Exercise requirements:
All lines before the one containing "const __grid_constant__ Segs G, float", plus that line itself, are to be printed exactly as they appear below.
Content starts
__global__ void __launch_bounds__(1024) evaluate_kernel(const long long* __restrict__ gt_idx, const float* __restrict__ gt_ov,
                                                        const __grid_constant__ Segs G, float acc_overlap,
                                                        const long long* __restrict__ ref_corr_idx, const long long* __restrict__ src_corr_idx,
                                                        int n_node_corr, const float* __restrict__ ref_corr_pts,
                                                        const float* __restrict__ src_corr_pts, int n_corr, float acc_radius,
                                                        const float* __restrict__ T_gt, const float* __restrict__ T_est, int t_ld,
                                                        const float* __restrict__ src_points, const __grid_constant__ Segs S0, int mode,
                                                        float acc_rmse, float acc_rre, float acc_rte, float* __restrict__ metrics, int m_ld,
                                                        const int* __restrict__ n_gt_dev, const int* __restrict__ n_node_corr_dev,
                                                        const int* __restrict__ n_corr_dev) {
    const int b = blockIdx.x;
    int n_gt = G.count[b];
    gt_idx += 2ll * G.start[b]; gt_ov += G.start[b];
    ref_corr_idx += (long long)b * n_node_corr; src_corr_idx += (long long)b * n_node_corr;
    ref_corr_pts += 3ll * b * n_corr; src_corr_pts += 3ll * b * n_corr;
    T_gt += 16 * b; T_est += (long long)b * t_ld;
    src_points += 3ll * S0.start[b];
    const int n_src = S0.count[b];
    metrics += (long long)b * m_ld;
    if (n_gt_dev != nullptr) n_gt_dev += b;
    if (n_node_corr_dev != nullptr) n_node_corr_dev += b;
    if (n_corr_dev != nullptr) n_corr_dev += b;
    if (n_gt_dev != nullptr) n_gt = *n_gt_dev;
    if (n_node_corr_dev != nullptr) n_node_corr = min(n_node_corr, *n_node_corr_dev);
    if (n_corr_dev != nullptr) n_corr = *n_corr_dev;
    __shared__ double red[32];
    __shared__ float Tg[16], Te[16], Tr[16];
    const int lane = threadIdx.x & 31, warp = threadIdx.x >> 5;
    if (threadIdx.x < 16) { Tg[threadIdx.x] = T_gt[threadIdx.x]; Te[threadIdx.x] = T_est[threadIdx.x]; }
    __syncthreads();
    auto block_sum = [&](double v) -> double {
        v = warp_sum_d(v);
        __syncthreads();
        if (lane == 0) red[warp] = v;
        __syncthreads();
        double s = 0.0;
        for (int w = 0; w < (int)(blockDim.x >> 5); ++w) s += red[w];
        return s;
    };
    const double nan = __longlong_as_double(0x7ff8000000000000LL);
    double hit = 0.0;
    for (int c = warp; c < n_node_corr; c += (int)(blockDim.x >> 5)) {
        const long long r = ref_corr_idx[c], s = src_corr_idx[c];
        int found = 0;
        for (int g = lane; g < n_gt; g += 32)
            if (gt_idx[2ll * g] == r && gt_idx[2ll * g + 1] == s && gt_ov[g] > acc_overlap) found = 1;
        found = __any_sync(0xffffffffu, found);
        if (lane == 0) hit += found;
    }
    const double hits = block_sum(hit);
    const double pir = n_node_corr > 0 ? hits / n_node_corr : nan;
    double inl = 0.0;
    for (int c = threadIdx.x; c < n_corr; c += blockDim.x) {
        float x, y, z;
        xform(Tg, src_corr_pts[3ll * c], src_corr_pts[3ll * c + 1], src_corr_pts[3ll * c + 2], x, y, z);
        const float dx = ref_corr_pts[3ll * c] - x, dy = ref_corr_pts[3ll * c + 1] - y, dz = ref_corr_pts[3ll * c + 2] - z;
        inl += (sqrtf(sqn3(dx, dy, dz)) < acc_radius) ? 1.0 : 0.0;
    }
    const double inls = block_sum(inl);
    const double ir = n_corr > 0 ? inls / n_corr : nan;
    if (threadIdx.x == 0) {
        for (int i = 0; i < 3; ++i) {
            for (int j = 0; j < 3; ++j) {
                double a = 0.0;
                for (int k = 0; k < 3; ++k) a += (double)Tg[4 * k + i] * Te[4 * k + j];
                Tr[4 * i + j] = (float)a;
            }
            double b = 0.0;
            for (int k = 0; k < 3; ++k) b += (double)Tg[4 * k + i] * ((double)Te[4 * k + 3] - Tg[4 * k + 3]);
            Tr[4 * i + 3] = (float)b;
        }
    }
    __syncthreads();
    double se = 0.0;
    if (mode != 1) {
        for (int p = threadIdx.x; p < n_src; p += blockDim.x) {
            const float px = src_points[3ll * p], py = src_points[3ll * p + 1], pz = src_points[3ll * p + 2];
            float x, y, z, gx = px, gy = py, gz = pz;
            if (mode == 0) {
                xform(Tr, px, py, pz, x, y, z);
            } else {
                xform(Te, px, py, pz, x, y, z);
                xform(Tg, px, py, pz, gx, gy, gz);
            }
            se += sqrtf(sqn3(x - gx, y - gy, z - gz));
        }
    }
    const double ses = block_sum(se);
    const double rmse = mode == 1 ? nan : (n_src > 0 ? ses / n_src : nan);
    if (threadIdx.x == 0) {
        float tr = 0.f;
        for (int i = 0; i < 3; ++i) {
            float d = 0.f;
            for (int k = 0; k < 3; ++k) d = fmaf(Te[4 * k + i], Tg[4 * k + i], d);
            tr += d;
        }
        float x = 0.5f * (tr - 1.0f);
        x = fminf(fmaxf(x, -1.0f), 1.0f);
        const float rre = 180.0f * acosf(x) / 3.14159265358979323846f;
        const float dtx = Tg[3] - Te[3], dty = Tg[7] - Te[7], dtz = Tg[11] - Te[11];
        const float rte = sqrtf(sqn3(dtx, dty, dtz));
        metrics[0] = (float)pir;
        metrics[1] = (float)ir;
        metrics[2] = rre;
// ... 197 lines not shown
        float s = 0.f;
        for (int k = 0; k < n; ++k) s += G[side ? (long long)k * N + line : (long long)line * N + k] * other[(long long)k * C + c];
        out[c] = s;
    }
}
Content ends
Expected answer:
__global__ void __launch_bounds__(1024) evaluate_kernel(const long long* __restrict__ gt_idx, const float* __restrict__ gt_ov,
                                                        const __grid_constant__ Segs G, float acc_overlap,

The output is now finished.